If you are providing a custom gene set, you can leave annotation as NULL

aspects

Character vector. Which Go aspects to include in the analysis. Can be in long form (eg. 'Molecular Function') or short form (eg. c('M','C','B'))

iterations

Number of iterations. We suggest a starting value of 10000 iterations. When you decide on parameters you like, we recommend a larger number of iterations (perhaps 200,000 or more). This is to get sufficient precision in the p-values to make multiple-test correction work correctly. (test = GSR CORR and precRecall methods only)

geneReplicates

What to do when genes have multiple scores in input file (due to multiple probes per gene)

pAdjust

Which multiple test correction method to use. Can be "FDR" or 'Westfall-Young' (slower).

geneSetDescription

"Latest_GO", a file path that leads to a GO XML or OBO file or a URL that leads to a go ontology file that ends with rdf-xml.gz.

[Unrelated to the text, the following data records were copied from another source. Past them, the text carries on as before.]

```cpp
int coattn_gemm_f32(const coattn_gemm_desc* g, void* stream);

size_t coattn_linear_workspace_bytes(int N, int K);
int coattn_linear_forward(const void* x, int64_t ld_x, const void* W, const void* bias, void* y, void* wimg,
                          int M, int N, int K, float out_scale, int flags, void* stream);

size_t coattn_linear_wgrad_workspace_bytes(int n_out, int n_in);
int coattn_linear_weight_grad(const void* dy, int64_t ld_dy, const void* x, int64_t ld_x, void* dW, void* ws, int M,
                              int n_out, int n_in, int accumulate, void* stream);

int coattn_gemm_bf16(const coattn_gemm_desc* g, void* stream);

int coattn_p2p_enable_peer(int peer_device);
int coattn_p2p_reduce_scatter(const void* const* peer_bufs, int world, int rank, int64_t shard_elems, float scale,
                              void* stream);
int coattn_p2p_all_gather(const void* const* peer_bufs, int world, int rank, int64_t shard_elems, void* stream);

// ... 5 lines not shown
```

visual-question-answering_amd/_lib.py:

```python
from __future__ import annotations

import ctypes as C
import os
import subprocess

_HERE = os.path.dirname(os.path.abspath(__file__))
LIB_PATH = os.environ.get("COATTN_LIB_PATH") or os.path.join(_HERE, "libcoattn_hip.so")
CSRC = os.path.join(_HERE, "csrc")

EXPORTS = ("coattn_version", "coattn_last_error", "coattn_fused_supported", "coattn_workspace_bytes",
           "coattn_forward", "coattn_attention_forward", "coattn_backward", "coattn_gemm_f32", "coattn_gemm_bf16",
           "coattn_phrase_workspace_bytes", "coattn_phrase_forward", "coattn_phrase_backward",
           "coattn_ce_workspace_bytes", "coattn_ce_forward", "coattn_linear_workspace_bytes", "coattn_linear_forward",
           "coattn_linear_wgrad_workspace_bytes", "coattn_linear_weight_grad",
           "coattn_head_workspace_bytes", "coattn_head_forward", "coattn_head_backward", "coattn_head_status",
           "coattn_ce_status", "coattn_p2p_enable_peer", "coattn_p2p_reduce_scatter", "coattn_p2p_all_gather",
           "coattn_profile_begin", "coattn_profile_end", "coattn_features_native", "coattn_status",
           "coattn_phrase_status", "coattn_status_accumulate", "coattn_phrase_status_accumulate", "coattn_infer",
           "coattn_forward_len", "coattn_infer_len", "coattn_attention_forward_len", "coattn_backward_len",
           "coattn_forward_maps", "coattn_forward_maps_len", "coattn_backward_maps", "coattn_backward_maps_len",
           "coattn_alt_workspace_bytes", "coattn_alt_forward", "coattn_alt_backward",
           "coattn_soft_loss_forward", "coattn_vqa_score", "coattn_head_forward_soft",
           "coattn_adam_workspace_bytes", "coattn_adam_step",
           "coattn_bn_supported", "coattn_bn_workspace_bytes", "coattn_bn_relu_pool_forward", "coattn_relu_pool_forward")

F32 = 0
BF16 = 1
IMPL_AUTO, IMPL_GENERAL, IMPL_FUSED = 0, 1, 2
FLAG_BF16_PROJ = 4
FLAG_BF16_IN = 8
FLAG_EXACT3 = 16
FLAG_SPLIT2 = 32
FLAG_F16PAIR = 64
FLAG_FAST16 = 128
LOSS_SOFT_CE, LOSS_BCE = 1, 2
MAX_ANSWERS = 16
LOSS_KINDS = {"soft_ce": LOSS_SOFT_CE, "bce": LOSS_BCE}
FLAG_BILINEAR = 256


def precision_flag(fast: bool) -> int:
    return FLAG_FAST16 if fast else 0


def default_fast() -> bool:
    return os.environ.get("VQA_PRECISION", "exact") == "fast"


class Params(C.Structure):
    _fields_ = [(n, C.c_void_p) for n in ("W_v", "b_v", "W_q", "b_q", "w_v", "c_v", "w_q", "c_q", "W_b", "b_b")]


class ParamGrads(C.Structure):
    _fields_ = [(n, C.c_void_p) for n in ("dW_v", "db_v", "dW_q", "db_q", "dw_v", "dc_v", "dw_q", "dc_q", "dW_b", "db_b")]


ALT_PARAM_NAMES = ("W_x1", "b_x1", "w_h1", "c_h1", "W_x2", "b_x2", "W_g2", "b_g2", "w_h2", "c_h2",
# ... 192 lines not shown
    lib.coattn_linear_workspace_bytes.restype = C.c_size_t
    lib.coattn_linear_forward.argtypes = ([C.c_void_p, C.c_int64] + [C.c_void_p] * 4 + [C.c_int] * 3
                                          + [C.c_float, C.c_int, C.c_void_p])
    lib.coattn_linear_wgrad_workspace_bytes.argtypes = [C.c_int, C.c_int]
    lib.coattn_linear_wgrad_workspace_bytes.restype = C.c_size_t
    lib.coattn_linear_weight_grad.argtypes = ([C.c_void_p, C.c_int64, C.c_void_p, C.c_int64, C.c_void_p, C.c_void_p]
                                              + [C.c_int] * 4 + [C.c_void_p])
    lib.coattn_ce_status.argtypes = [C.c_void_p, C.c_int, C.c_void_p]
    lib.coattn_status.argtypes = [C.c_void_p] + [C.c_int] * 6 + [C.c_void_p, C.POINTER(C.c_float)]
    lib.coattn_phrase_status.argtypes = [C.c_void_p] + [C.c_int] * 3 + [C.c_void_p, C.POINTER(C.c_float)]
    lib.coattn_status_accumulate.argtypes = [C.c_void_p] + [C.c_int] * 6 + [C.c_void_p, C.c_void_p]
    lib.coattn_phrase_status_accumulate.argtypes = [C.c_void_p] + [C.c_int] * 3 + [C.c_void_p, C.c_void_p]
    lib.coattn_p2p_enable_peer.argtypes = [C.c_int]
    lib.coattn_p2p_reduce_scatter.argtypes = [C.POINTER(C.c_void_p), C.c_int, C.c_int, C.c_int64, C.c_float, C.c_void_p]
    lib.coattn_p2p_all_gather.argtypes = [C.POINTER(C.c_void_p), C.c_int, C.c_int, C.c_int64, C.c_void_p]
    lib.coattn_profile_begin.argtypes = [C.c_void_p]
    lib.coattn_profile_end.argtypes = [C.POINTER(C.c_float), C.c_char_p, C.c_int, C.c_int]
    lib.coattn_features_native.argtypes = [C.c_void_p, C.c_int, C.c_int64, C.c_int64, C.c_int64, C.c_void_p,
                                           C.c_int, C.c_int, C.c_int, C.c_void_p]
    lib.coattn_head_status.argtypes = [C.c_void_p] + [C.c_int] * 4 + [C.c_void_p]
    lib.coattn_head_workspace_bytes.argtypes = [C.c_int] * 5 + [C.POINTER(C.c_size_t)] * 2
    lib.coattn_soft_loss_forward.argtypes = [C.c_void_p] * 3 + [C.c_int] * 2 + [C.c_void_p] * 3 + [C.c_int] * 3 + [C.c_void_p]
    lib.coattn_vqa_score.argtypes = [C.c_void_p] * 3 + [C.c_int] + [C.c_void_p] * 4 + [C.c_int] * 3 + [C.c_void_p]
    lib.coattn_adam_workspace_bytes.argtypes = [C.POINTER(AdamTensor), C.c_int]
    lib.coattn_adam_workspace_bytes.restype = C.c_size_t
    lib.coattn_adam_step.argtypes = ([C.POINTER(AdamTensor), C.c_int, C.c_int] + [C.c_double] * 6
                                     + [C.c_void_p, C.c_void_p, C.c_size_t, C.c_void_p])
    lib.coattn_bn_supported.argtypes = [C.c_int] * 6
    lib.coattn_bn_workspace_bytes.argtypes = [C.c_int] * 4
    lib.coattn_bn_workspace_bytes.restype = C.c_size_t
    lib.coattn_bn_relu_pool_forward.argtypes = ([C.c_void_p] * 6 + [C.c_double] * 2 + [C.c_void_p] * 3 + [C.c_int] * 7
                                                + [C.c_void_p])
    lib.coattn_relu_pool_forward.argtypes = [C.c_void_p] * 2 + [C.c_int] * 5 + [C.c_void_p]
    _lib = lib
    return lib


class RangeError(FloatingPointError):
    """An operand of the tolerance mode (FLAG_FAST16) left the exact range of its two FP16 pieces: the call's results are
    clamped, not within tolerance of the reference.  Use the exact mode (the modules' default; Trainer(precision="exact"))."""


F16_EXACT = 65504.0

_pending = []
_range_acc = {}


def note_status(kind: str, buf, dims, dev) -> None:
    import torch
    _pending.append((kind, buf, dims, dev, torch.cuda.current_stream(dev).cuda_stream))
    if not torch.cuda.is_current_stream_capturing():
        fold_range()


def _acc(dev):
    import torch
    key = dev.index if dev.index is not None else torch.cuda.current_device()
    a = _range_acc.get(key)
    if a is None:
        a = _range_acc[key] = torch.zeros(2, device=dev, dtype=torch.float32)
    return a


def fold_range() -> None:
    lib = load()
# ... 99 lines not shown
```

visual-question-answering_amd/csrc/api.hip:

```cpp
#include "common.h"
#include "fused.h"

#include <string.h>

static thread_local char g_err[512] = "";

void coattn_set_error(const char* fmt, ...) {
  va_list ap;
  va_start(ap, fmt);
  vsnprintf(g_err, sizeof(g_err), fmt, ap);
  va_end(ap);
}

extern "C" int coattn_version(void) { return 1400; }

namespace {
constexpr int kProfMax = 48;
struct Prof {
  bool on = false;
  int n = 0, created = 0;
  hipEvent_t ev[kProfMax + 1];
  const char* name[kProfMax];
};
thread_local Prof g_prof;
}

void prof_mark(hipStream_t s, const char* name) {
  Prof& p = g_prof;
  if (!p.on || p.n >= kProfMax) return;
  if (hipEventRecord(p.ev[p.n + 1], s) != hipSuccess) { p.on = false; return; }
  p.name[p.n++] = name;
}

extern "C" int coattn_profile_begin(void* stream) {
  Prof& p = g_prof;
  while (p.created <= kProfMax) {
    if (hipEventCreate(&p.ev[p.created]) != hipSuccess) { coattn_set_error("profile: hipEventCreate failed"); return -3; }
    ++p.created;
  }
  p.n = 0;
  if (hipEventRecord(p.ev[0], (hipStream_t)stream) != hipSuccess) { coattn_set_error("profile: hipEventRecord failed"); return -3; }
  p.on = true;
  return 0;
}

extern "C" int coattn_profile_end(float* us, char* names, int names_bytes, int max_marks) {
  Prof& p = g_prof;
// ... 818 lines not shown
```

visual-question-answering_amd/csrc/encoder.hip:

```cpp
#include <math.h>

#include "common.h"

namespace {

constexpr int kThreads = 256;
constexpr int kMaxStatBlocks = 2048;
constexpr int kPixelsPerStatBlock = 400;
constexpr int kMaxNormBlocks = 4096;
constexpr int kStatLoads = 8;

typedef double f64x2 __attribute__((ext_vector_type(2)));

inline int stat_blocks(int64_t pixels) {
  const int64_t g = pixels / kPixelsPerStatBlock;
  return g < 1 ? 1 : g > kMaxStatBlocks ? kMaxStatBlocks : (int)g;
}

inline size_t partial_bytes(int G, int C) { return (size_t)G * C * sizeof(f64x2); }

__global__ __launch_bounds__(kThreads) void bn_stats_partial_kernel(const f32x4* __restrict__ x, f64x2* __restrict__ partial,
                                                                    int64_t total4, int c4) {
  __shared__ double sh[8][kThreads];
  const int tid = threadIdx.x;
// ... 57 lines not shown
    const f64x2 p = partial[(int64_t)g * C + c];
    s += p.x;
    q += p.y;
  }
  sh[0][tid] = s;
  sh[1][tid] = q;
  for (int w = kThreads / 2; w >= 4; w >>= 1) {
    __syncthreads();
    if (tid < w) {
      s += sh[0][tid + w];
      q += sh[1][tid + w];
      sh[0][tid] = s;
      sh[1][tid] = q;
    }
  }
  if (tid >= 4) return;
  const double mean = s / count;
  double var = q / count - mean * mean;
  var = var < 0.0 ? 0.0 : var;
  const float mean_hi = (float)mean;
  ws_f[c] = mean_hi;
  ws_f[C + c] = (float)(mean - (double)mean_hi);
  ws_f[2 * C + c] = (float)((double)gamma[c] / sqrt(var + eps));
  ws_f[3 * C + c] = (float)var;
  const double bias = conv_bias ? (double)conv_bias[c] : 0.0;
  running_mean[c] = (float)((1.0 - momentum) * (double)running_mean[c] + momentum * (mean + bias));
  running_var[c] = (float)((1.0 - momentum) * (double)running_var[c] + momentum * (var * (count / (count - 1.0))));
  if (stats_out) {
    stats_out[c] = mean_hi;
    stats_out[C + c] = (float)var;
  }
}

struct Affine {
  float mean[4], lo[4], scale[4], beta[4];
};

__device__ __forceinline__ f32x4 affine(const f32x4 v, const Affine& a) {
  f32x4 t;
#pragma unroll
  for (int e = 0; e < 4; ++e) t[e] = fmaf((v[e] - a.mean[e]) - a.lo[e], a.scale[e], a.beta[e]);
  return t;
}
__device__ __forceinline__ f32x4 max_nan(const f32x4 a, const f32x4 b) {
  f32x4 m;
#pragma unroll
  for (int e = 0; e < 4; ++e) m[e] = (a[e] > b[e] || a[e] != a[e]) ? a[e] : b[e];
  return m;
}
__device__ __forceinline__ f32x4 relu_nan(const f32x4 a) {
  f32x4 r;
#pragma unroll
  for (int e = 0; e < 4; ++e) r[e] = a[e] < 0.f ? 0.f : a[e];
  return r;
}
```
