                     unsigned q0 = more ? P[t2][0] : RA[T0 + t2][A1N], q1 = more ? P[t2][1] : RA[T0 + t2][A2N];
-                    WG_LOAD(BOT, D[s & 1], q0, q1, ((g - 4 * NT) / NT) * KSTEP)
+                    WG_LOAD2(D[s & 1], q0, q1, ((g - 4 * NT) / NT) * KSTEP)
                 } else
-                    WG_LOAD(BOT, D[s & 1], P[t2][0], P[t2][1], ((g - 4 * NT) / NT) * KSTEP)
+                    WG_LOAD2(D[s & 1], P[t2][0], P[t2][1], ((g - 4 * NT) / NT) * KSTEP)
             }
             __builtin_amdgcn_sched_barrier(0);
-            if constexpr (DIFF) {
-                wgf4 wd[NN];
-#pragma unroll
-                for (int n = 0; n < NN; n++)
-#pragma unroll
-                    for (int j = 0; j < 4; j++) wd[n][j] = wg_sub(W[n][kk & 1][j], Wb[n][kk & 1][j]);
-                __builtin_amdgcn_sched_barrier(0);
-#pragma unroll
-                for (int n = 0; n < NN; n++)
-#pragma unroll
-                    for (int j = 0; j < 4; j++)
-                        acc[n][t][j] = __builtin_amdgcn_mfma_f32_16x16x4f32(wd[n][j], V[s & 1][j], acc[n][t][j], 0, 0, 0);
-            } else {
-#pragma unroll
-                for (int n = 0; n < NN; n++)
-#pragma unroll
-                    for (int j = 0; j < 4; j++)
-                        acc[n][t][j] = __builtin_amdgcn_mfma_f32_16x16x4f32(W[n][kk & 1][j], V[s & 1][j], acc[n][t][j], 0, 0, 0);
-            }
+#pragma unroll
+            for (int n = 0; n < NN; n++)
+#pragma unroll
+                for (int j = 0; j < 4; j++)
+                    acc[n][t][j] = __builtin_amdgcn_mfma_f32_16x16x4f32(W[n][kk & 1][j], V[s & 1][j], acc[n][t][j], 0, 0, 0);
             __builtin_amdgcn_sched_barrier(0);
             WG_XFORM((s + 1) & 1)
             if (s % NT == NT - 1) {
 #pragma unroll
                 for (int n = 0; n < NN; n++)
                     W[n][kk & 1] = kk < 2 ? wg_ldw(rs, wcur + n * 256 + (kk + 2) * wstride, lofs) : wg_ldw(rs, wn + n * 256 + (kk - 2) * wstride, lofs);
-                if constexpr (DIFF) {
-#pragma unroll
-                    for (int n = 0; n < NN; n++)
-                        Wb[n][kk & 1] = kk < 2 ? wg_ldw(rs, wcur + bofs + n * 256 + (kk + 2) * wstride, lofs) : wg_ldw(rs, wn + bofs + n * 256 + (kk - 2) * wstride, lofs);
-                }
             }
             __builtin_amdgcn_sched_barrier(0);
         }
@@ -219,22 +178,20 @@
             for (int j = 0; j < 4; j++) acc[n][t][j] = (wgf4){ zero, zero, zero, zero };
     auto run = [&](auto ic) __attribute__((always_inline)) {
         constexpr int I = decltype(ic)::value;
-        constexpr int INEXT = (I == 3 || (I == 2 && wg_te(3, T1) <= T0)) ? 0 : I + 1;
+        constexpr int INEXT = I == 3 ? 0 : I + 1;
         if constexpr (I == 1) {
 #pragma unroll
             for (int n = 0; n < NN; n++)
 #pragma unroll
                 for (int t = T0; t < T1; t++) acc[n][t][1] += bv[n];
         }
-        constexpr int ICHAIN = (INEXT != 0 && wg_chains(I, T0, T1)) ? INEXT : -1;
-        wg_pass<I, NN, T0, T1, wg_chains(I - 1, T0, T1), ICHAIN, false, KSTEP>(RA, rs, wp + I * pstride, INEXT == 0 ? wp_after : wp + (I + 1) * pstride, lofs, niter, wstride, W, acc, D);
+        constexpr int ICHAIN = (INEXT != 0 && wg_chains(I)) ? INEXT : -1;
+        wg_pass<I, NN, T0, T1, wg_chains(I - 1), ICHAIN, KSTEP>(RA, rs, wp + I * pstride, INEXT == 0 ? wp_after : wp + (I + 1) * pstride, lofs, niter, wstride, W, acc, D);
         if constexpr (FENCE) __builtin_amdgcn_sched_barrier(0);
 #pragma unroll
         for (int n = 0; n < NN; n++)
 #pragma unroll
             for (int t = T0; t < T1; t++) {
-                if (I == 3 && t == 2) continue;
-                if (I == 2 ? false : t == 2) continue;
                 const wgf4 f0 = acc[n][t][0] + acc[n][t][1] + acc[n][t][2];
                 const wgf4 f1 = acc[n][t][1] - acc[n][t][2] - acc[n][t][3];
                 if constexpr (I == 0) { Y[n][t][1][0] = f0; Y[n][t][1][1] = f1; }
@@ -259,34 +216,87 @@
     run(integral_constant<int, 3>{});
 }
 
+typedef const __attribute__((address_space(3))) float* wg_lds_f1;
+#define WG_LOADD(DST, A0, OFS)                                                                            \
+    {                                                                                                     \
+        _Pragma("unroll") for (int a_ = 0; a_ < 2; a_++)                                                  \
+            _Pragma("unroll") for (int b_ = 0; b_ < 3; b_++)                                              \
+                DST[a_ * 3 + b_] = *(wg_lds_f1)(size_t)((A0) + (OFS) + 4 * (a_ * WG_ROW + b_));           \
+    }
 template <int NN>
-__device__ __forceinline__ void wg_round_bottom(unsigned (&RA)[3][4], __amdgpu_buffer_rsrc_t rs, unsigned wp, unsigned wp_after, unsigned lofs, int niter,
-                                                int wstride, unsigned pstride, const float* __restrict__ bias_lane, wgf4 (&W)[NN][2], wgf4 (&Y)[NN][3][2][2])
-{
-    wgf2 D[2][4];
-    wgf4 acc[NN][3][4];
+__device__ __forceinline__ void wg_round_direct(unsigned row5, __amdgpu_buffer_rsrc_t rs, unsigned wp, unsigned lofs, int niter, int wstride,
+                                                unsigned pstride, const float* __restrict__ bias_lane, wgf4 (&W)[NN][2], wgf4 (&Y)[NN])
+{
+    wgf4 Wr[3][NN][2];
+#pragma unroll
+    for (int n = 0; n < NN; n++)
+#pragma unroll
+        for (int k = 0; k < 2; k++) {
+            Wr[0][n][k] = W[n][k];
+            Wr[1][n][k] = wg_ldw(rs, wp + pstride + n * 256 + k * wstride, lofs);
+            Wr[2][n][k] = wg_ldw(rs, wp + 2 * pstride + n * 256 + k * wstride, lofs);
+        }
+    float X[2][6];
+    unsigned pa = row5;
+    WG_LOADD(X[0], pa, 0)
+    WG_LOADD(X[1], pa, WG_KSTEP)
+    wgf4 acc[NN][2];
     float zero = 0.f;
     asm volatile("" : "+v"(zero));
 #pragma unroll
-    for (int n = 0; n < NN; n++)
-#pragma unroll
-        for (int j = 0; j < 4; j++)
-            acc[n][2][j] = (j == 1 && bias_lane) ? *reinterpret_cast<const wgf4*>(bias_lane + n * 16) : (wgf4){ zero, zero, zero, zero };
-    wgf4 Wb[NN][2];
-#pragma unroll
-    for (int n = 0; n < NN; n++)
-#pragma unroll
-        for (int k = 0; k < 2; k++) Wb[n][k] = wg_ldw(rs, wp + 2 * pstride + n * 256 + k * wstride, lofs);
-    wg_pass<0, NN, 2, 3, false, 1, true>(RA, rs, wp, wp + pstride, lofs, niter, wstride, W, acc, D);
-    wg_pass<1, NN, 2, 3, true, -1, true, WG_KSTEP, true>(RA, rs, wp + pstride, wp_after, lofs, niter, wstride, W, acc, D, Wb, pstride);
-#pragma unroll
     for (int n = 0; n < NN; n++) {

If you left annotation as NULL and provided customGeneSets, this argument is not required and will default to NULL. Otherwise, by default it'll be set to "Latest_GO" which downloads the latest available GO XML file. This option won't work without an internet connection. To get a frozen file that you can use later, see goToday, goAtDate and getGoDates. See http://erminej.msl.ubc.ca/help/input-files/gene-set-descriptions/ for details.

customGeneSets

Path to a directory that contains custom gene set files, paths to custom gene set files themselves or a named list of character strings. Use this option to create your own gene sets. If you provide directory you can specify probes or gene symbols to include in your gene sets. See http://erminej.msl.ubc.ca/help/input-files/gene-sets/ for information about format for this file. If you are providing a list, only gene symbols are accepted.

minClassSize

minimum class size

maxClassSize

maximum class size

output

Output file name.

return

If results should be returned. Set to FALSE if you only want a file

Value

A list containing a "results" component and a "details" component. "results" is a data.frame containing the main output. The columns of this table are

Name: the name of the gene set
ID: the id of the gene set
NumProbes: the number of elements (e.g. probes) in the gene set.
NumGenes: the number of genes in the gene set.
RawScore: the raw statistic for the gene set. For explanations see this page
Pval: the p value for the gene set.
CorrectedPvalue: the corrected p pvalue. See this page for more information.
MFPvalue: pvalue after multifunctionality correction. Might be missing if correction was not performed.
CorrectedMFPvalue: Like CorrectedPvalue, but for the multifunctionality “corrected” pvalue.
Multifunctionality: How biased the genes in the set are towards multifunctional genes.
Same as: a list of gene sets which have the exact same members as this one. Such gene sets are not listed anywhere else.
GeneMembers: If you selected the “Include genes” option when saving, this will contain a list of the genes that are in the gene set, separated by “|”.

"details" section contain settings that were used to run the analysis.